Exhibit 99.1
Cogent Biosciences Announces Oversubscribed $225 Million Private Placement
Pro-forma cash, cash equivalents and marketable securities expected to fund the Company into 2027 and through clinical readouts from ongoing SUMMIT, PEAK and APEX registration-directed trials
Cogent to host investor webcast at 8:00 a.m. ET on February 23 to review the SUMMIT Part 1b data with bezuclastinib at AAAAI annual meeting
WALTHAM, Mass. and BOULDER, Colo., February 14, 2024 – Cogent Biosciences, Inc. (Nasdaq: COGT), a biotechnology company focused on developing precision therapies for genetically defined diseases, today announced it has entered into a securities purchase agreement for a private investment in public equity financing that is expected to result in gross proceeds of approximately $225 million to the Company, before deducting placement agent fees and offering expenses.
This financing was led by Commodore Capital and a large investment management firm and included participation from both new and existing investors, including Fairmount Funds, Redmile Group, Janus, TCGX, Adage Capital Partners LP, Venrock Healthcare Capital Partners, Deerfield and Perceptive Advisors.
J.P. Morgan Securities LLC, Jefferies LLC and Piper Sandler & Co. acted as placement agents.
“With this announcement, we put Cogent in an extremely strong financial position to move bezuclastinib rapidly through three ongoing registration-directed clinical trials and toward our ultimate goal of positioning it as the best-in-class KIT mutant inhibitor for patients living with systemic mastocytosis and gastrointestinal stromal tumors,” said Andrew Robbins, President and Chief Executive Officer of Cogent Biosciences. “We are excited to describe our new clinical data update from Part 1b of the SUMMIT clinical trial in patients with Nonadvanced Systemic Mastocytosis at the annual American Academy of Asthma, Allergy and Immunology (AAAAI) meeting later this month.”

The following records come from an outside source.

extern template __global__ void k_forward<1, 0, JQ_MINW_OF(1), false, true>(PropArgs);
extern template __global__ void k_backward<1, 0, JQ_MINW_OF(1), false, true>(PropArgs);
extern template __global__ void k_forward<6, 5, JQ_MINW_OF(6), false, true>(PropArgs);
extern template __global__ void k_backward<6, 5, JQ_MINW_OF(6), false, true>(PropArgs);
extern template __global__ void k_forward<1, 0, JQ_MINW_OF(1), true, true>(PropArgs);
extern template __global__ void k_backward<1, 0, JQ_MINW_OF(1), true, true>(PropArgs);
extern template __global__ void k_forward<6, 5, JQ_MINW_OF(6), true, true>(PropArgs);
extern template __global__ void k_backward<6, 5, JQ_MINW_OF(6), true, true>(PropArgs);

static int select_kernels(jq_handle* h, prop_kernel_t* fwd, prop_kernel_t* bwd)
{
    const bool jac = (h->solver_id == 2);
    if (h->wrank > 0) {
        if (h->NT == 1 && h->BW == 0) {
            *fwd = jac ? k_forward<1, 0, JQ_MINW_OF(1), true, true> : k_forward<1, 0, JQ_MINW_OF(1), false, true>;
            *bwd = jac ? k_backward<1, 0, JQ_MINW_OF(1), true, true> : k_backward<1, 0, JQ_MINW_OF(1), false, true>;
            return JQ_OK;
        }
        if (h->NT == 6 && h->BW == 5) {
            *fwd = jac ? k_forward<6, 5, JQ_MINW_OF(6), true, true> : k_forward<6, 5, JQ_MINW_OF(6), false, true>;
            *bwd = jac ? k_backward<6, 5, JQ_MINW_OF(6), true, true> : k_backward<6, 5, JQ_MINW_OF(6), false, true>;
            return JQ_OK;
        }
        return fail(h, JQ_EUNSUPPORTED, "full leakage weights (jq_update_wmat): no kernels with the low-rank terms for this plan (row-lane kernels "
                                        "disabled, or cooperative kernels that do not fit the LDS)");
    }
#define JQ_PICK(nt, bw)                                                                                  \
    if (h->NT == nt && h->BW == bw) {                                                                    \
        *fwd = jac ? k_forward<nt, bw, JQ_MINW_OF(nt), true> : k_forward<nt, bw, JQ_MINW_OF(nt), false>; \
        *bwd = jac ? k_backward<nt, bw, JQ_MINW_OF(nt), true> : k_backward<nt, bw, JQ_MINW_OF(nt), false>; \
        return JQ_OK;                                                                                    \
    }
    JQ_FOR_EACH_INST(JQ_PICK)
#undef JQ_PICK
    return fail(h, JQ_EUNSUPPORTED, "unsupported Hilbert dimension / band width");
}

#define JQ_DECLQ(nt)                                                            \
    extern template __global__ void k_forward<nt, JQ_BW_T4Q, 1, false>(PropArgs);    \
    extern template __global__ void k_backward<nt, JQ_BW_T4Q, 1, false>(PropArgs);   \
    extern template __global__ void k_forward<nt, JQ_BW_T4Q, 2, false>(PropArgs);    \
    extern template __global__ void k_backward<nt, JQ_BW_T4Q, 2, false>(PropArgs);   \
    extern template __global__ void k_forward<nt, JQ_BW_T4Q, 3, false>(PropArgs);    \
    extern template __global__ void k_backward<nt, JQ_BW_T4Q, 3, false>(PropArgs);   \
    extern template __global__ void k_backward<nt, JQ_BW_T4Q, 3, false, false, true>(PropArgs);   \
    extern template __global__ void k_backward<nt, JQ_BW_T4Q, 3, false, false, true, true>(PropArgs);
JQ_DECLQ(1) JQ_DECLQ(2) JQ_DECLQ(3) JQ_DECLQ(4) JQ_DECLQ(5) JQ_DECLQ(6) JQ_DECLQ(7) JQ_DECLQ(8)
#undef JQ_DECLQ
template <int NT, bool MODD, int NS, bool WLR = false, bool DN = false> __global__ void k_forward_cq(PropArgs);
template <int NT, bool MODD, bool ORD, bool WLR = false, bool DN = false> __global__ void k_backward_cq(PropArgs);
template <int NT, bool MODD, bool ORD, int NR = 3, bool WLR = false, bool DN = false> __global__ void k_backward_cq3(PropArgs);
#define JQ_DECLCQ(nt)                                                      \
    extern template __global__ void k_forward_cq<nt, false, 1>(PropArgs);  \
    extern template __global__ void k_forward_cq<nt, false, 2>(PropArgs);  \
    extern template __global__ void k_backward_cq<nt, false, false>(PropArgs);    \
    extern template __global__ void k_backward_cq<nt, false, true>(PropArgs);     \
    extern template __global__ void k_forward_cq<nt, true, 1>(PropArgs);   \
    extern template __global__ void k_forward_cq<nt, true, 2>(PropArgs);   \
    extern template __global__ void k_backward_cq<nt, true, false>(PropArgs);     \
    extern template __global__ void k_backward_cq<nt, true, true>(PropArgs);      \
    extern template __global__ void k_forward_cq<nt, false, 1, true>(PropArgs);          \
    extern template __global__ void k_forward_cq<nt, true, 1, true>(PropArgs);           \
    extern template __global__ void k_backward_cq<nt, false, false, true>(PropArgs);     \
    extern template __global__ void k_backward_cq<nt, false, true, true>(PropArgs);      \
    extern template __global__ void k_backward_cq<nt, true, false, true>(PropArgs);      \
    extern template __global__ void k_backward_cq<nt, true, true, true>(PropArgs);       \
    extern template __global__ void k_backward_cq3<nt, false, false, 3, true>(PropArgs);   \
    extern template __global__ void k_backward_cq3<nt, false, true, 3, true>(PropArgs);    \
    extern template __global__ void k_backward_cq3<nt, true, false, 3, true>(PropArgs);    \
    extern template __global__ void k_backward_cq3<nt, true, true, 3, true>(PropArgs);     \
    extern template __global__ void k_backward_cq3<nt, false, false, 2, true>(PropArgs);   \
    extern template __global__ void k_backward_cq3<nt, false, true, 2, true>(PropArgs);    \
    extern template __global__ void k_backward_cq3<nt, true, false, 2, true>(PropArgs);    \
    extern template __global__ void k_backward_cq3<nt, true, true, 2, true>(PropArgs);     \
    extern template __global__ void k_backward_cq3<nt, false, false>(PropArgs);   \
    extern template __global__ void k_backward_cq3<nt, false, true>(PropArgs);    \
    extern template __global__ void k_backward_cq3<nt, true, false>(PropArgs);    \
    extern template __global__ void k_backward_cq3<nt, true, true>(PropArgs);     \
    extern template __global__ void k_backward_cq3<nt, false, false, 2>(PropArgs);   \
    extern template __global__ void k_backward_cq3<nt, false, true, 2>(PropArgs);    \
    extern template __global__ void k_backward_cq3<nt, true, false, 2>(PropArgs);    \
    extern template __global__ void k_backward_cq3<nt, true, true, 2>(PropArgs);
JQ_DECLCQ(1) JQ_DECLCQ(2) JQ_DECLCQ(3) JQ_DECLCQ(4) JQ_DECLCQ(5) JQ_DECLCQ(6) JQ_DECLCQ(7)
#undef JQ_DECLCQ
extern template __global__ void k_forward_cq<2, false, 1, false, true>(PropArgs);
extern template __global__ void k_forward_cq<2, true, 1, false, true>(PropArgs);
extern template __global__ void k_backward_cq<2, false, false, false, true>(PropArgs);
extern template __global__ void k_backward_cq<2, true, false, false, true>(PropArgs);
extern template __global__ void k_backward_cq3<2, false, false, 3, false, true>(PropArgs);
extern template __global__ void k_backward_cq3<2, true, false, 3, false, true>(PropArgs);
extern template __global__ void k_backward_cq3<2, false, false, 2, false, true>(PropArgs);
extern template __global__ void k_backward_cq3<2, true, false, 2, false, true>(PropArgs);
static bool ctrl_per_subsystem(const jq_handle* h)
{
    for (int q = 0; q < h->Nc; ++q)
        if (h->bw_trace[q] != (1 << q)) return false;
    return true;
}
static int select_cq_kernels(jq_handle* h, bool fwd2, int bwd_nr, bool wlr, bool dense, prop_kernel_t* fwd, prop_kernel_t* bwd)
{
    const bool bwd3 = bwd_nr == 3, bwd2 = bwd_nr == 2;
    const bool modd = (h->m > 0 ? h->m : 0) & 1;
    if (dense) {
        if (h->NT != 2 || wlr || fwd2) return fail(h, JQ_EHIP, "internal error: dense cooperative-quad kernels selected for a plan they do not exist for");
        *fwd = modd ? k_forward_cq<2, true, 1, false, true> : k_forward_cq<2, false, 1, false, true>;
        *bwd = bwd3 ? (modd ? k_backward_cq3<2, true, false, 3, false, true> : k_backward_cq3<2, false, false, 3, false, true>)
             : bwd2 ? (modd ? k_backward_cq3<2, true, false, 2, false, true> : k_backward_cq3<2, false, false, 2, false, true>)
                    : (modd ? k_backward_cq<2, true, false, false, true> : k_backward_cq<2, false, false, false, true>);
        return JQ_OK;
    }
    const bool ord = h->Nc <= 3 && !h->opt.on(O_CQ_GENERIC_TRACES) && ctrl_per_subsystem(h);
#define JQ_PICKCQ(nt)                                                              \
    if (h->NT == nt && wlr) {                                                      \
        *fwd = modd ? k_forward_cq<nt, true, 1, true> : k_forward_cq<nt, false, 1, true>;                        \
        *bwd = bwd3 ? (modd ? (ord ? k_backward_cq3<nt, true, true, 3, true> : k_backward_cq3<nt, true, false, 3, true>)          \
                            : (ord ? k_backward_cq3<nt, false, true, 3, true> : k_backward_cq3<nt, false, false, 3, true>))       \
             : bwd2 ? (modd ? (ord ? k_backward_cq3<nt, true, true, 2, true> : k_backward_cq3<nt, true, false, 2, true>)          \
                            : (ord ? k_backward_cq3<nt, false, true, 2, true> : k_backward_cq3<nt, false, false, 2, true>))       \
                    : modd ? (ord ? k_backward_cq<nt, true, true, true> : k_backward_cq<nt, true, false, true>)         \
                           : (ord ? k_backward_cq<nt, false, true, true> : k_backward_cq<nt, false, false, true>);      \
        return JQ_OK;                                                              \
    }                                                                              \
    if (h->NT == nt) {                                                             \
        *fwd = fwd2 ? (modd ? k_forward_cq<nt, true, 2> : k_forward_cq<nt, false, 2>) : (modd ? k_forward_cq<nt, true, 1> : k_forward_cq<nt, false, 1>);            \
        *bwd = bwd3 ? (modd ? (ord ? k_backward_cq3<nt, true, true> : k_backward_cq3<nt, true, false>)          \
                            : (ord ? k_backward_cq3<nt, false, true> : k_backward_cq3<nt, false, false>))       \
             : bwd2 ? (modd ? (ord ? k_backward_cq3<nt, true, true, 2> : k_backward_cq3<nt, true, false, 2>)    \
                            : (ord ? k_backward_cq3<nt, false, true, 2> : k_backward_cq3<nt, false, false, 2>)) \
                    : modd ? (ord ? k_backward_cq<nt, true, true> : k_backward_cq<nt, true, false>)          \
                           : (ord ? k_backward_cq<nt, false, true> : k_backward_cq<nt, false, false>);       \
        return JQ_OK;                                                              \
    }
    JQ_PICKCQ(1) JQ_PICKCQ(2) JQ_PICKCQ(3) JQ_PICKCQ(4) JQ_PICKCQ(5) JQ_PICKCQ(6) JQ_PICKCQ(7)
#undef JQ_PICKCQ
    return fail(h, JQ_EUNSUPPORTED, "unsupported Hilbert dimension");
}
template <int NT, int SPW> __global__ void k_forward_quad_imr(PropArgs);
template <int NT, int SPW> __global__ void k_backward_quad_imr(PropArgs);
#define JQ_DECLQI(nt)                                                         \
    extern template __global__ void k_forward_quad_imr<nt, 1>(PropArgs);      \
    extern template __global__ void k_backward_quad_imr<nt, 1>(PropArgs);
JQ_DECLQI(1) JQ_DECLQI(2) JQ_DECLQI(3) JQ_DECLQI(4) JQ_DECLQI(5) JQ_DECLQI(6) JQ_DECLQI(7) JQ_DECLQI(8)
#undef JQ_DECLQI
static int select_quad_imr_kernels(jq_handle* h, prop_kernel_t* fwd, prop_kernel_t* bwd)
{
#define JQ_PICKQI(nt)                                 \
    if (h->NT == nt) {                                \
        *fwd = k_forward_quad_imr<nt, 1>;             \
        *bwd = k_backward_quad_imr<nt, 1>;            \
        return JQ_OK;                                 \
    }
    JQ_PICKQI(1) JQ_PICKQI(2) JQ_PICKQI(3) JQ_PICKQI(4) JQ_PICKQI(5) JQ_PICKQI(6) JQ_PICKQI(7) JQ_PICKQI(8)
#undef JQ_PICKQI
    return fail(h, JQ_EUNSUPPORTED, "unsupported Hilbert dimension");
}
template <int NT, bool DN = false> __global__ void k_forward_cq_imr(PropArgs);
template <int NT, bool DN = false> __global__ void k_backward_cq_imr(PropArgs);
template <int NT> __global__ void k_backward_cq_imr2(PropArgs);
#define JQ_DECLCI(nt)                                                    \
    extern template __global__ void k_forward_cq_imr<nt>(PropArgs);      \
    extern template __global__ void k_backward_cq_imr<nt>(PropArgs);
JQ_DECLCI(1) JQ_DECLCI(2) JQ_DECLCI(3) JQ_DECLCI(4) JQ_DECLCI(5) JQ_DECLCI(6) JQ_DECLCI(7)
#undef JQ_DECLCI
template <int NT, bool DN = false> __global__ void k_backward_cq_imr3(PropArgs);
#define JQ_DECLCI(nt) extern template __global__ void k_backward_cq_imr3<nt>(PropArgs);
JQ_DECLCI(1) JQ_DECLCI(2) JQ_DECLCI(3) JQ_DECLCI(4) JQ_DECLCI(5) JQ_DECLCI(6) JQ_DECLCI(7)
#undef JQ_DECLCI
#define JQ_DECLCI(nt) extern template __global__ void k_backward_cq_imr2<nt>(PropArgs);
JQ_DECLCI(1) JQ_DECLCI(2) JQ_DECLCI(3) JQ_DECLCI(4) JQ_DECLCI(5) JQ_DECLCI(6)
#undef JQ_DECLCI
extern template __global__ void k_forward_cq_imr<2, true>(PropArgs);
extern template __global__ void k_backward_cq_imr<2, true>(PropArgs);
extern template __global__ void k_backward_cq_imr3<2, true>(PropArgs);
static int select_cq_imr_kernels(jq_handle* h, bool two, bool three, bool dense, prop_kernel_t* fwd, prop_kernel_t* bwd)
{
    if (dense) {
        if (h->NT != 2 || two) return fail(h, JQ_EHIP, "internal error: dense implicit-midpoint cooperative-quad kernels selected for a plan they do not exist for");
        *fwd = k_forward_cq_imr<2, true>;
        *bwd = three ? k_backward_cq_imr3<2, true> : k_backward_cq_imr<2, true>;
        return JQ_OK;
    }
#define JQ_PICKCI(nt)                            \
    if (h->NT == nt && three) {                  \
        *fwd = k_forward_cq_imr<nt>;             \
        *bwd = k_backward_cq_imr3<nt>;           \
        return JQ_OK;                            \
    }
    JQ_PICKCI(1) JQ_PICKCI(2) JQ_PICKCI(3) JQ_PICKCI(4) JQ_PICKCI(5) JQ_PICKCI(6) JQ_PICKCI(7)
#undef JQ_PICKCI
#define JQ_PICKCI(nt)                            \
    if (h->NT == nt && two) {                    \
        *fwd = k_forward_cq_imr<nt>;             \
        *bwd = k_backward_cq_imr2<nt>;           \
        return JQ_OK;                            \
    }
    JQ_PICKCI(1) JQ_PICKCI(2) JQ_PICKCI(3) JQ_PICKCI(4) JQ_PICKCI(5) JQ_PICKCI(6)
#undef JQ_PICKCI
#define JQ_PICKCI(nt)                            \
    if (h->NT == nt) {                           \
        *fwd = k_forward_cq_imr<nt>;             \
        *bwd = k_backward_cq_imr<nt>;            \
        return JQ_OK;                            \
    }
    JQ_PICKCI(1) JQ_PICKCI(2) JQ_PICKCI(3) JQ_PICKCI(4) JQ_PICKCI(5) JQ_PICKCI(6) JQ_PICKCI(7)
#undef JQ_PICKCI
    return fail(h, JQ_EUNSUPPORTED, "unsupported Hilbert dimension");
}
static int select_quad_kernels(jq_handle* h, int spw, prop_kernel_t* fwd, prop_kernel_t* bwd)
{
    const bool uni = (h->N % 4 == 0 || h->parts > 1) && !h->opt.on(O_NO_UNI);
    const bool ord = uni && h->Nc >= 2 && h->Nc <= 3 && !h->opt.on(O_NO_ORD) && ctrl_per_subsystem(h);
#define JQ_PICKQ(nt)                                                                                                                             \
    if (h->NT == nt) {                                                                                                                           \
        *fwd = spw == 3 ? k_forward<nt, JQ_BW_T4Q, 3, false> : spw == 2 ? k_forward<nt, JQ_BW_T4Q, 2, false> : k_forward<nt, JQ_BW_T4Q, 1, false>;     \
        *bwd = spw == 3 ? (ord ? k_backward<nt, JQ_BW_T4Q, 3, false, false, true, true>                                                       \
                                : uni ? k_backward<nt, JQ_BW_T4Q, 3, false, false, true> : k_backward<nt, JQ_BW_T4Q, 3, false>)                 \
                        : spw == 2 ? k_backward<nt, JQ_BW_T4Q, 2, false> : k_backward<nt, JQ_BW_T4Q, 1, false>;  \
        return JQ_OK;                                                                                                                            \
    }
    JQ_PICKQ(1) JQ_PICKQ(2) JQ_PICKQ(3) JQ_PICKQ(4) JQ_PICKQ(5) JQ_PICKQ(6) JQ_PICKQ(7) JQ_PICKQ(8)
#undef JQ_PICKQ
    return fail(h, JQ_EUNSUPPORTED, "unsupported Hilbert dimension");
}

Pursuant to the terms of the agreement, Cogent will sell 17 million shares of its common stock at a price of $7.50 per share, representing a premium of approximately 37% to its closing price on February 13, 2024, along with Series B non-voting convertible Preferred Stock (the “Series B Preferred Stock”) convertible into approximately 13 million shares of its common stock to a select group of institutional and accredited healthcare specialist investors in an oversubscribed private placement pursuant to the terms of the securities purchase agreement. Subject to Cogent stockholder approval, each share of Series B Preferred Stock will automatically convert into 1,000 shares of common stock, subject to certain beneficial ownership limitations set by each holder. Cogent anticipates the gross proceeds from the private placement to be approximately $225 million, before deducting any offering-related expenses. The private placement is expected to close on or about February 16, 2024, subject to customary closing conditions.